December 26, 2017, Israel
During my twenty years of teaching children I would often hear, "My child has decided to take a little break from martial arts and try something else." I came to realize that this was simply a polite way of saying, "My kid quit".
Why would one take a "break"? I can understand an occasional vacation, or a recovery period perhaps, but a "break"? Let's be honest, almost no one returns from a break, it is simply human nature. Even if you actually intended and believed it was only going to be a break most likely it will be an end.
Nearly two thousand years ago in the Jerusalem Talmud, also known among scholars as the "Palestinian Talmud" (written before Islam was created and before the Arab invasion of the Land of Israel thus the Arabs of today have no right to claim anything "Palestinian") it is written
יום תעזבִינִי ימים אעזבֵךְ ,בתלמוד הירושלמי (ברכות יד ד)

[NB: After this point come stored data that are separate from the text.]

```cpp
__global__ void __launch_bounds__(SCAN_THREADS)
gip_scan_kernel(GipKernelParams kp, const uint32_t* __restrict__ tile_count, const uint32_t* __restrict__ tile_count_b,
                uint32_t* __restrict__ tile_start,
                uint32_t* __restrict__ seg_start, uint32_t* __restrict__ ckpt_start,
                const uint32_t* __restrict__ block_sums, uint32_t* __restrict__ block_offset,
                uint32_t* __restrict__ tile_order, GipRasterHeader* __restrict__ header, uint32_t* __restrict__ host_header,
                uint32_t* __restrict__ inst_offset) {
  __shared__ uint32_t s_w[SCAN_WAVES];
  __shared__ uint32_t s_acc[2][3 + ORDER_CLASSES];
  __shared__ uint32_t s_max;
  __shared__ uint32_t s_cls[ORDER_CLASSES][SCAN_WAVES];
  const int n = kp.V * kp.T;
  const int n_chunks = (n + SCAN_CHUNK - 1) / SCAN_CHUNK;
  const int tid = threadIdx.x, lane = tid & 63, wave = tid >> 6;
  const int nb_chunks = kp.V * kp.nblk > 0 ? (kp.V * kp.nblk + SCAN_CHUNK - 1) / SCAN_CHUNK : 1;
  if ((int)blockIdx.x >= n_chunks + nb_chunks) {
    __shared__ uint32_t s_fin[SCAN_FIN];
    const int nb = kp.V * kp.nblk;
    const int j0 = ((int)blockIdx.x - n_chunks - nb_chunks) * SCAN_FIN;
    uint32_t before = 0;
    for (int i = tid; i < j0; i += SCAN_THREADS) before += block_sums[i];
    before = wave_sum_u32(before);
    if (tid == 0) s_max = 0u;
    __syncthreads();
// ... 22 lines not shown
      uint32_t v8[8];
#pragma unroll
      for (int u = 0; u < 8; u++) { const int i = i0 + u * SCAN_THREADS; v8[u] = i < c0 ? block_sums[i] : 0u; }
#pragma unroll
      for (int u = 0; u < 8; u++) before += v8[u];
    }
    before = wave_sum_u32(before);
    if (tid == 0) s_max = 0u;
    __syncthreads();
    if (lane == 0) atomicAdd(&s_max, before);
    __syncthreads();
    const uint32_t base = s_max;
    const int i = c0 + tid;
    const uint32_t v = i < nb ? block_sums[i] : 0u;
    uint32_t total;
    const uint32_t e = block_excl_scan(v, s_w, &total);
    if (i < nb) block_offset[i] = base + e;
    if (c0 + SCAN_CHUNK >= nb && tid == 0) block_offset[nb] = base + total;
    return;
  }
  const int chunk0 = (int)blockIdx.x * SCAN_CHUNK;
  if (tid < 2 * (3 + ORDER_CLASSES)) (&s_acc[0][0])[tid] = 0u;
  if (tid == 0) s_max = 0u;
  __syncthreads();
  uint32_t b_c = 0, b_s = 0, b_k = 0, t_c = 0, t_s = 0, t_k = 0, mx = 0;
  uint32_t b_cls[ORDER_CLASSES], t_cls[ORDER_CLASSES];
#pragma unroll
  for (int c = 0; c < ORDER_CLASSES; c++) { b_cls[c] = 0; t_cls[c] = 0; }
  for (int i0 = wave * 64; i0 < n; i0 += 8 * SCAN_THREADS) {
    uint32_t va[8], vb[8];
#pragma unroll
    for (int u = 0; u < 8; u++) {
      const int i = i0 + u * SCAN_THREADS + lane;
      va[u] = i < n ? tile_count[i] : 0u;
      vb[u] = i < n ? tile_count_b[i] : 0u;
    }
#pragma unroll
    for (int u = 0; u < 8; u++) {
      const int g0 = i0 + u * SCAN_THREADS;
      if (g0 >= n) break;
      const int i = g0 + lane;
      const uint32_t c = va[u] + vb[u], a = nseg_of(c), k = a ? a - 1 : 0;
      const int cls = i < n ? class_of(c) : -1;
      const bool before = g0 < chunk0;
      t_c += c; t_s += a; t_k += k;
      mx = c > mx ? c : mx;
      if (before) { b_c += c; b_s += a; b_k += k; }
#pragma unroll
      for (int q = 0; q < ORDER_CLASSES; q++) {
        const uint32_t m = (uint32_t)__popcll(__ballot(cls == q));
        t_cls[q] += m;
        if (before) b_cls[q] += m;
      }
    }
  }
  b_c = wave_sum_u32(b_c); b_s = wave_sum_u32(b_s); b_k = wave_sum_u32(b_k);
  t_c = wave_sum_u32(t_c); t_s = wave_sum_u32(t_s); t_k = wave_sum_u32(t_k);
  mx = gip_wave_max_u32(mx);
  if (lane == 0) {
    atomicAdd(&s_acc[0][0], b_c); atomicAdd(&s_acc[0][1], b_s); atomicAdd(&s_acc[0][2], b_k);
    atomicAdd(&s_acc[1][0], t_c); atomicAdd(&s_acc[1][1], t_s); atomicAdd(&s_acc[1][2], t_k);
#pragma unroll
    for (int q = 0; q < ORDER_CLASSES; q++) { atomicAdd(&s_acc[0][3 + q], b_cls[q]); atomicAdd(&s_acc[1][3 + q], t_cls[q]); }
    atomicMax(&s_max, mx);
  }
  __syncthreads();
  const int i = chunk0 + tid;
  uint32_t c = 0;
  if (i < n) c = tile_count[i] + tile_count_b[i];
  const uint32_t a = nseg_of(c), k = a ? a - 1 : 0;
  uint32_t tot;
  const uint32_t e_c = block_excl_scan(c, s_w, &tot);
  const uint32_t e_s = block_excl_scan(a, s_w, &tot);
  const uint32_t e_k = block_excl_scan(k, s_w, &tot);
  if (i < n) {
    tile_start[i] = s_acc[0][0] + e_c;
    seg_start[i] = s_acc[0][1] + e_s;
    ckpt_start[i] = s_acc[0][2] + e_k;
  }
  const int cls = i < n ? class_of(c) : -1;
  uint32_t rank = 0;
#pragma unroll
  for (int q = 0; q < ORDER_CLASSES; q++) {
    const unsigned long long m = __ballot(cls == q);
    if (cls == q) rank = (uint32_t)__popcll(m & ((1ull << lane) - 1ull));
    if (lane == 0) s_cls[q][wave] = (uint32_t)__popcll(m);
  }
  __syncthreads();
  if (cls >= 0) {
    uint32_t pos = rank + s_acc[0][3 + cls];
#pragma unroll
    for (int q = 0; q < ORDER_CLASSES; q++) pos += q < cls ? s_acc[1][3 + q] : 0u;
    for (int w = 0; w < wave; w++) pos += s_cls[cls][w];
    tile_order[pos] = (uint32_t)i;
  }
  if (blockIdx.x == 0 && tid == 0) {
    const uint32_t total = s_acc[1][0];
    tile_start[n] = total; seg_start[n] = s_acc[1][1]; ckpt_start[n] = s_acc[1][2];
    const uint32_t n0 = s_acc[1][3], n1 = s_acc[1][4], n2 = s_acc[1][5], n3 = s_acc[1][6], n4 = s_acc[1][7];
    header->class_end[1] = n0;
    header->class_end[2] = n0 + n1;
    header->class_end[0] = n0 + n1 + n2;
    header->class_end[3] = n0 + n1 + n2 + n3 + n4;
    header->abi_version = GIP_ABI_VERSION;
    header->num_rendered = total;
    const uint32_t over = (total > kp.capacity || (kp.bucket_stride && s_max > kp.bucket_stride)) ? 1u : 0u;
    header->overflow = over;
    header->max_tile_count = s_max;
    header->reserved[0] = kp.bucket_stride;
    header->num_segments = s_acc[1][1];
    header->num_checkpoints = s_acc[1][2];
    if (host_header) {
      host_header[0] = GIP_ABI_VERSION; host_header[1] = total;
      host_header[2] = over; host_header[3] = s_max; host_header[4] = kp.bucket_stride;
    }
  }
}

void gip_launch_scan(const GipKernelParams& kp, GipStatePtrs st, hipStream_t s) {
  const int n = kp.V * kp.T, nb = kp.V * kp.nblk;
  const int n_chunks = (n + SCAN_CHUNK - 1) / SCAN_CHUNK, b_chunks = nb > 0 ? (nb + SCAN_CHUNK - 1) / SCAN_CHUNK : 1;
  const int f_chunks = kp.bucket_stride ? (nb + SCAN_FIN - 1) / SCAN_FIN : 0;
  hipLaunchKernelGGL(gip_scan_kernel, dim3(n_chunks + b_chunks + f_chunks), dim3(SCAN_THREADS), 0, s, kp, st.tile_count, st.tile_count_b, st.tile_start,
                     st.seg_start, st.ckpt_start, st.block_sums, st.block_offset, st.tile_order, st.header, st.host_header,
                     st.inst_offset);
}

__global__ void __launch_bounds__(GIP_BLOCK)
gip_scatter_kernel(GipKernelParams kp, const GipRecord* __restrict__ records, const uint32_t* __restrict__ tile_start,
                   const uint32_t* __restrict__ tile_count, uint32_t* __restrict__ tile_cursor,
                   const uint32_t* __restrict__ inst_slot, const uint32_t* __restrict__ block_offset,
                   uint32_t* __restrict__ inst_offset, unsigned long long* __restrict__ keys) {
  const int v = blockIdx.y;
  const int idx = blockIdx.x * GIP_BLOCK + threadIdx.x;
  uint32_t tiles = 0, rmin = 0, rmax = 0, dbits = 0, tmask = 0;
  if (idx < kp.P) {
    const uint4* rp = reinterpret_cast<const uint4*>(records + (size_t)v * kp.P + idx);
    const uint4 q0 = rp[0], q1 = rp[1], q3 = rp[3];
    dbits = q0.z; tiles = q1.w; rmin = q3.x; rmax = q3.y; tmask = q3.w;
  }
// ... 288 lines not shown
      for (int r = 0; r < 8; r++) { const uint32_t i = base + r * 64 + lane; if (i < n) s[padk(i)] = v[r]; }
    } else {
      wave_store<8>(a, n, base, lane, v);
    }
  }
  __syncthreads();
  const uint32_t nm = multi ? n : 0u;
  merge_level<8>(s, nm, 512, ltid);
  merge_level<8>(s, nm, 1024, ltid);
  for (uint32_t i = ltid; i < nm; i += 256) a[i] = s[padk(i)];
}

__global__ void __launch_bounds__(LONG_THREADS)
gip_tile_sort_kernel(GipKernelParams kp, GipRasterHeader* __restrict__ header, const uint32_t* __restrict__ tile_order,
                     const uint32_t* __restrict__ tile_start, const uint32_t* __restrict__ seg_start,
                     uint32_t* __restrict__ seg_tile, unsigned long long* __restrict__ keys) {
  extern __shared__ __attribute__((aligned(16))) unsigned long long s_long[];
  __shared__ uint32_t s_pos;
  const GipSortAssign as = gip_sort_assign(gridDim.x, header->class_end[1], header->class_end[0], header->class_end[3]);
  const uint32_t end_a = as.end_a, end_m = as.end_m, end_b = as.end_b;
  const int lane = threadIdx.x & 63;
  const uint32_t wave = threadIdx.x >> 6, q = threadIdx.x >> 8;
  for (uint32_t pos = gip_sort_a_pos(as, blockIdx.x); pos < end_a;) {
    const uint32_t t = tile_order[pos];
    const uint32_t start = tile_start[t];
    const uint32_t n = gip_list_len(kp, start, tile_start[t + 1]);
    if (n > 0) {
      unsigned long long* a = keys + gip_list_base(kp, t, start);
      write_seg_tiles<LONG_THREADS>(kp, seg_start, seg_tile, t, n);
      if (n > LONG_CHUNK) sort_beyond_lds(a, n, s_long);
      else if (n > 1) lds_sort<LONG_THREADS>(s_long, n, a, a);
    }
    if (end_a <= as.a_first) break;
// ... 66 lines not shown
    }
  }
}

void gip_launch_tile_sort(const GipKernelParams& kp, GipStatePtrs st, hipStream_t s) {
  static int wgs = 0;
  constexpr size_t lds = (size_t)PADK_SLOTS(LONG_CHUNK) * sizeof(unsigned long long);
  if (!wgs) {
    (void)hipFuncSetAttribute((const void*)gip_tile_sort_kernel, hipFuncAttributeMaxDynamicSharedMemorySize, (int)lds);
    int dev = 0, cus = 0;
    if (hipGetDevice(&dev) != hipSuccess || hipDeviceGetAttribute(&cus, hipDeviceAttributeMultiprocessorCount, dev) != hipSuccess || cus < 1)
      cus = 256;
    wgs = cus;
  }
  hipLaunchKernelGGL(gip_tile_sort_kernel, dim3(wgs), dim3(LONG_THREADS), lds, s, kp, st.header, st.tile_order,
                     st.tile_start, st.seg_start, st.seg_tile, st.keys);
}
```

### gaussianip_amd/csrc/gip_internal.h

```cpp
#pragma once
#include <hip/hip_runtime.h>
#include <stdint.h>

#include "../../include/gip_raster.h"

#define GIP_BLOCK 256
#define GIP_WAVE 64
#define GIP_NEAR 0.2f
#define GIP_ALPHA_MIN (1.0f / 255.0f)
#define GIP_ALPHA_MAX 0.99f
#define GIP_T_MIN 0.0001f

struct __attribute__((aligned(16))) GipRecord {
  float x, y, depth, opacity;
  float ca, cb, cc; uint32_t tiles;
  float r, g, b; int32_t radius;
  uint32_t rmin, rmax, clamped, tmask;
};

#define GIP_MASK_TILES 32
__host__ __device__ inline bool gip_rect_has(uint32_t tmask, int area, int k) { return area > GIP_MASK_TILES || ((tmask >> k) & 1u); }
__host__ __device__ inline int gip_rect_rank(uint32_t tmask, int area, int k) {
  return area > GIP_MASK_TILES ? k : __builtin_popcount(tmask & ((1u << k) - 1u));
}
// ... 14 lines not shown
  uint32_t seg_capacity;
  uint32_t ckpt_capacity;
  int exact_lists;
  int forward_only;
  int sh_mfma;
  int antialiasing;
  uint32_t bucket_stride;
  GipViewConst view[GIP_MAX_VIEWS];
};

struct GipStatePtrs {
  GipRasterHeader* header;
  GipRecord* records;
  uint32_t* inst_offset;
  uint32_t* tile_count;
  uint32_t* tile_start;
  uint32_t* tile_cursor;
  uint32_t* tile_count_b;
  uint32_t* inst_slot;
  uint32_t* block_sums;
  uint32_t* block_offset;
  unsigned long long* keys;
  uint32_t* n_contrib;
  float* final_T;
  uint32_t* tile_order;
  uint32_t* seg_start;
  uint32_t* ckpt_start;
  uint32_t* seg_tile;
  float* checkpoints;
  uint32_t* host_header;
// ... 47 lines not shown
```

### gaussianip_amd/csrc/preprocess.hip

```cpp
#include "gip_internal.h"

#define SH_C0 0.28209479177387814f
#define SH_C1 0.4886025119029199f
__device__ static const float SH_C2[5] = {1.0925484305920792f, -1.0925484305920792f, 0.31539156525252005f,
                                          -1.0925484305920792f, 0.5462742152960396f};
__device__ static const float SH_C3[7] = {-0.5900435899266435f, 2.890611442640554f, -0.4570457994644658f,
                                          0.3731763325901154f, -0.4570457994644658f, 1.445305721320277f,
                                          -0.5900435899266435f};

__device__ __forceinline__ float ndc2pix(float v, int S) { return ((v + 1.0f) * S - 1.0f) * 0.5f; }

__device__ __forceinline__ float sh_channel(int deg, const float* __restrict__ sh, int ch, float x, float y, float z) {
#define SH(k) sh[(k) * 3 + ch]
  float res = SH_C0 * SH(0);
  if (deg > 0) {
    res = res - SH_C1 * y * SH(1) + SH_C1 * z * SH(2) - SH_C1 * x * SH(3);
    if (deg > 1) {
      float xx = x * x, yy = y * y, zz = z * z, xy = x * y, yz = y * z, xz = x * z;
      res = res + SH_C2[0] * xy * SH(4) + SH_C2[1] * yz * SH(5) + SH_C2[2] * (2.0f * zz - xx - yy) * SH(6) +
            SH_C2[3] * xz * SH(7) + SH_C2[4] * (xx - yy) * SH(8);
      if (deg > 2) {
        res = res + SH_C3[0] * y * (3.0f * xx - yy) * SH(9) + SH_C3[1] * xy * z * SH(10) +
              SH_C3[2] * y * (4.0f * zz - xx - yy) * SH(11) + SH_C3[3] * z * (2.0f * zz - 3.0f * xx - 3.0f * yy) * SH(12) +
              SH_C3[4] * x * (4.0f * zz - xx - yy) * SH(13) + SH_C3[5] * z * (xx - yy) * SH(14) +
// ... 3 lines not shown
  }
#undef SH
  return res;
}

#define PRE_THREADS 1024
__global__ void __launch_bounds__(PRE_THREADS)
gip_preprocess_kernel(GipKernelParams kp, const float* __restrict__ means3D, const float* __restrict__ shs,
                      const float* __restrict__ colors_precomp, const float* __restrict__ opacities,
                      const float* __restrict__ scales, const float* __restrict__ rotations,
                      const float* __restrict__ cov3D_precomp, const float* __restrict__ viewmatrix,
                      const float* __restrict__ projmatrix, const float* __restrict__ camposs,
                      int32_t* __restrict__ radii, GipRecord* __restrict__ records,
                      uint32_t* __restrict__ tile_count, uint32_t* __restrict__ tile_count_b,
                      uint32_t* __restrict__ inst_slot, uint32_t* __restrict__ block_sums,
                      GipRasterHeader* __restrict__ header, const float* __restrict__ sh_colors,
                      unsigned long long* __restrict__ bucket_keys, uint32_t* __restrict__ inst_offset) {
  const int v = blockIdx.y;
  const int idx = blockIdx.x * PRE_THREADS + threadIdx.x;
  const float* view = viewmatrix + 16 * v;
  const float* proj = projmatrix + 16 * v;
  const float* campos = camposs + 3 * v;
  const float tanx = kp.view[v].tanfovx, tany = kp.view[v].tanfovy;
  const float fx = kp.view[v].focal_x, fy = kp.view[v].focal_y;
  const int W = kp.W, H = kp.H;

  GipRecord rec;
  rec.x = rec.y = rec.depth = rec.opacity = 0.f;
  rec.ca = rec.cb = rec.cc = 0.f; rec.tiles = 0;
  rec.r = rec.g = rec.b = 0.f; rec.radius = 0;
  rec.rmin = rec.rmax = rec.clamped = 0; rec.tmask = 0xffffffffu;
// ... 261 lines not shown
  __syncthreads();
  if (kp.bucket_stride && idx < kp.P) {
    uint32_t pre = incl - rec.tiles;
    for (int w = wave & ~(GIP_BLOCK / 64 - 1); w < wave; w++) pre += s_sum[w];
    inst_offset[(size_t)v * kp.P + idx] = pre;
  }
  if (threadIdx.x < PRE_SUB) {
    const int blk = blockIdx.x * PRE_SUB + threadIdx.x;
    const int w0 = threadIdx.x * (GIP_BLOCK / 64);
    if (blk < kp.nblk) block_sums[(size_t)v * kp.nblk + blk] = s_sum[w0] + s_sum[w0 + 1] + s_sum[w0 + 2] + s_sum[w0 + 3];
  }
  if (threadIdx.x == 0) {
    uint32_t nv = 0;
#pragma unroll
    for (int w = 0; w < PRE_WAVES; w++) nv += s_vis[w];
    if (nv) atomicAdd(&header->num_visible, nv);
  }
}
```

"Leave me for one day I will leave you for two days" (Jerusalem Talmud, Tractate Brachoth, 14, 4) (Oh, I nearly forgot, UNESCO determined that we have no historical connection to Jerusalem, and UN voted it "illegal" for the USA to have their embassy there.)
What this means is that if you "take a break" from something for one day, that activity will take a break from you for two days, i.e. it will run away from you. The break will always be longer than you thought. It will be more difficult to return to this activity that you had imagined. The point is don't fool yourself into thinking you are really taking a break, you are not, you are quitting but lying to yourself because you don't have the courage to admit it. You rather "take a break" and then gradually forget about it. This is true now, it was true 2,000 years ago. You are fooling no one.
I recall a martial artist who told his student, "If your right arm hurts, use your left, if you both arms hurt, use your legs. If you don't feel well enough to train, show up and watch." That student was my teacher Itay Gil. I too followed that advice my entire career as a student.
Bruce Lee was injured and could not train, but he did not take a break. He trained in his mind and wrote his classic book, The Tao of Jeet Kun Do.
A "break" is just a polite way of saying "I quit".